### SUPPLIED DATA
****************

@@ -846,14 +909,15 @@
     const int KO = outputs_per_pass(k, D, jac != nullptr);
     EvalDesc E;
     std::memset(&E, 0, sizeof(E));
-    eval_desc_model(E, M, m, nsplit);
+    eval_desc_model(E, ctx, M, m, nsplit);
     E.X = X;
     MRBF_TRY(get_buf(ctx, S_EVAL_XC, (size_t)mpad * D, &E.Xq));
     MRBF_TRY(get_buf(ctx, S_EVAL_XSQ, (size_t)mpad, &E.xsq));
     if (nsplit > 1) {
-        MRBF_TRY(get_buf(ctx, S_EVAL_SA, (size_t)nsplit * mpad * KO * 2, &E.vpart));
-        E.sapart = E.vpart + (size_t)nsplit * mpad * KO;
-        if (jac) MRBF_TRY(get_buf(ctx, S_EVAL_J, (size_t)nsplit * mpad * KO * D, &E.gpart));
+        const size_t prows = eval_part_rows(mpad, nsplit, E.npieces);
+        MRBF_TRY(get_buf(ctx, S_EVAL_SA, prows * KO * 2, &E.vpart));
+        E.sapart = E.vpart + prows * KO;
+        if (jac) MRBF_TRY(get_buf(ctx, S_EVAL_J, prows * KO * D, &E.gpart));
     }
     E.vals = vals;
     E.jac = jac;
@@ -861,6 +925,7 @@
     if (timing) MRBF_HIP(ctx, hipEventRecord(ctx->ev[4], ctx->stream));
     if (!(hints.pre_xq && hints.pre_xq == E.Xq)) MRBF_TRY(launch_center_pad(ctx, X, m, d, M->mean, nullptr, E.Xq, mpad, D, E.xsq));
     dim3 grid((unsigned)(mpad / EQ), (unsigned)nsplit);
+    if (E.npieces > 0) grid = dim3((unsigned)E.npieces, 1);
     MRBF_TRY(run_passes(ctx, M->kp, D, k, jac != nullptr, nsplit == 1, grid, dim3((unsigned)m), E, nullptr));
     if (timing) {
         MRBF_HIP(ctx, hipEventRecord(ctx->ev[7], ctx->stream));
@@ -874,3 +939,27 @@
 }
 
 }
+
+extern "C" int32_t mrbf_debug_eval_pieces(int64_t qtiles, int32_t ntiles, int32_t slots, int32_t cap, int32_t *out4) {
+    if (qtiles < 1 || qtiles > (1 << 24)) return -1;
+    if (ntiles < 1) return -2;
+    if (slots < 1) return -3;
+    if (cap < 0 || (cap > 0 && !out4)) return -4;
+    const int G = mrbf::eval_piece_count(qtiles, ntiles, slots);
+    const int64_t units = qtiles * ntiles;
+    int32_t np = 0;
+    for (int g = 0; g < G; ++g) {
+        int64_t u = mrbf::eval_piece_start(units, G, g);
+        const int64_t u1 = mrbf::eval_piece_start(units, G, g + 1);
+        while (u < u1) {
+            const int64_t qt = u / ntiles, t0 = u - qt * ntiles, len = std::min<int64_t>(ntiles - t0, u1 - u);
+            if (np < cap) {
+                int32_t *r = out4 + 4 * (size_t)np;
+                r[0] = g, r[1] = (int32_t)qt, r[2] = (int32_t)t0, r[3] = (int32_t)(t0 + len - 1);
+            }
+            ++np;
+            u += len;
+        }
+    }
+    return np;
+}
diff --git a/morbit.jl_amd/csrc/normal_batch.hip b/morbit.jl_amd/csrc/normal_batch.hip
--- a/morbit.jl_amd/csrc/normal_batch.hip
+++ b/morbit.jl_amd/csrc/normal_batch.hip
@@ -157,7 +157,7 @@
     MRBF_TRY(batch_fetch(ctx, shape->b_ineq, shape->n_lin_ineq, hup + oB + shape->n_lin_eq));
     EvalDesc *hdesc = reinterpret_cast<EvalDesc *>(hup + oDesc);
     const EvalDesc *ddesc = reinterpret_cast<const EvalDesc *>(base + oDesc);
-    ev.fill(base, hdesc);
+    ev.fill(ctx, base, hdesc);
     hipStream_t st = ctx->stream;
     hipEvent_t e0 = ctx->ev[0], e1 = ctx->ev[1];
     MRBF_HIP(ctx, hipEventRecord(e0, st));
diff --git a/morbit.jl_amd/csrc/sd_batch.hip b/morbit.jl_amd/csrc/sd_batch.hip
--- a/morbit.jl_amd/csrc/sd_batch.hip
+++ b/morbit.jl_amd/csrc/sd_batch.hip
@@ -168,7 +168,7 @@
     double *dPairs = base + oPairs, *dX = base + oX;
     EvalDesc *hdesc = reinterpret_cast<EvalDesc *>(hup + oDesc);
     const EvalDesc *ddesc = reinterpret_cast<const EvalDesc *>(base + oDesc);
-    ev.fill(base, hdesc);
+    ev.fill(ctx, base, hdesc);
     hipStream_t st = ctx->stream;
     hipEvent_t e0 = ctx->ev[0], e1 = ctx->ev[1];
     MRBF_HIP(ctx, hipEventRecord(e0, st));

****************

### WHAT IS BEING ASKED
Output every entry again, exactly as given.

### SOLUTION FOR THIS EXERCISE
@@ -846,14 +909,15 @@
     const int KO = outputs_per_pass(k, D, jac != nullptr);
     EvalDesc E;
     std::memset(&E, 0, sizeof(E));
-    eval_desc_model(E, M, m, nsplit);
+    eval_desc_model(E, ctx, M, m, nsplit);
     E.X = X;
     MRBF_TRY(get_buf(ctx, S_EVAL_XC, (size_t)mpad * D, &E.Xq));
     MRBF_TRY(get_buf(ctx, S_EVAL_XSQ, (size_t)mpad, &E.xsq));
     if (nsplit > 1) {
-        MRBF_TRY(get_buf(ctx, S_EVAL_SA, (size_t)nsplit * mpad * KO * 2, &E.vpart));
-        E.sapart = E.vpart + (size_t)nsplit * mpad * KO;
-        if (jac) MRBF_TRY(get_buf(ctx, S_EVAL_J, (size_t)nsplit * mpad * KO * D, &E.gpart));
+        const size_t prows = eval_part_rows(mpad, nsplit, E.npieces);
+        MRBF_TRY(get_buf(ctx, S_EVAL_SA, prows * KO * 2, &E.vpart));
+        E.sapart = E.vpart + prows * KO;
+        if (jac) MRBF_TRY(get_buf(ctx, S_EVAL_J, prows * KO * D, &E.gpart));
     }
     E.vals = vals;
     E.jac = jac;
@@ -861,6 +925,7 @@
     if (timing) MRBF_HIP(ctx, hipEventRecord(ctx->ev[4], ctx->stream));
     if (!(hints.pre_xq && hints.pre_xq == E.Xq)) MRBF_TRY(launch_center_pad(ctx, X, m, d, M->mean, nullptr, E.Xq, mpad, D, E.xsq));
     dim3 grid((unsigned)(mpad / EQ), (unsigned)nsplit);
+    if (E.npieces > 0) grid = dim3((unsigned)E.npieces, 1);
     MRBF_TRY(run_passes(ctx, M->kp, D, k, jac != nullptr, nsplit == 1, grid, dim3((unsigned)m), E, nullptr));
     if (timing) {
         MRBF_HIP(ctx, hipEventRecord(ctx->ev[7], ctx->stream));
@@ -874,3 +939,27 @@
 }
 
 }
+
+extern "C" int32_t mrbf_debug_eval_pieces(int64_t qtiles, int32_t ntiles, int32_t slots, int32_t cap, int32_t *out4) {
+    if (qtiles < 1 || qtiles > (1 << 24)) return -1;
+    if (ntiles < 1) return -2;
+    if (slots < 1) return -3;
+    if (cap < 0 || (cap > 0 && !out4)) return -4;
+    const int G = mrbf::eval_piece_count(qtiles, ntiles, slots);
+    const int64_t units = qtiles * ntiles;
+    int32_t np = 0;
+    for (int g = 0; g < G; ++g) {
+        int64_t u = mrbf::eval_piece_start(units, G, g);
+        const int64_t u1 = mrbf::eval_piece_start(units, G, g + 1);
+        while (u < u1) {
+            const int64_t qt = u / ntiles, t0 = u - qt * ntiles, len = std::min<int64_t>(ntiles - t0, u1 - u);
+            if (np < cap) {
+                int32_t *r = out4 + 4 * (size_t)np;
+                r[0] = g, r[1] = (int32_t)qt, r[2] = (int32_t)t0, r[3] = (int32_t)(t0 + len - 1);
+            }
+            ++np;
+            u += len;
+        }
+    }
+    return np;
+}
diff --git a/morbit.jl_amd/csrc/normal_batch.hip b/morbit.jl_amd/csrc/normal_batch.hip
--- a/morbit.jl_amd/csrc/normal_batch.hip
+++ b/morbit.jl_amd/csrc/normal_batch.hip
@@ -157,7 +157,7 @@
     MRBF_TRY(batch_fetch(ctx, shape->b_ineq, shape->n_lin_ineq, hup + oB + shape->n_lin_eq));
     EvalDesc *hdesc = reinterpret_cast<EvalDesc *>(hup + oDesc);
     const EvalDesc *ddesc = reinterpret_cast<const EvalDesc *>(base + oDesc);
-    ev.fill(base, hdesc);
+    ev.fill(ctx, base, hdesc);
     hipStream_t st = ctx->stream;
     hipEvent_t e0 = ctx->ev[0], e1 = ctx->ev[1];
     MRBF_HIP(ctx, hipEventRecord(e0, st));
diff --git a/morbit.jl_amd/csrc/sd_batch.hip b/morbit.jl_amd/csrc/sd_batch.hip
--- a/morbit.jl_amd/csrc/sd_batch.hip
+++ b/morbit.jl_amd/csrc/sd_batch.hip
@@ -168,7 +168,7 @@
     double *dPairs = base + oPairs, *dX = base + oX;
     EvalDesc *hdesc = reinterpret_cast<EvalDesc *>(hup + oDesc);
     const EvalDesc *ddesc = reinterpret_cast<const EvalDesc *>(base + oDesc);
-    ev.fill(base, hdesc);
+    ev.fill(ctx, base, hdesc);
     hipStream_t st = ctx->stream;
     hipEvent_t e0 = ctx->ev[0], e1 = ctx->ev[1];
     MRBF_HIP(ctx, hipEventRecord(e0, st));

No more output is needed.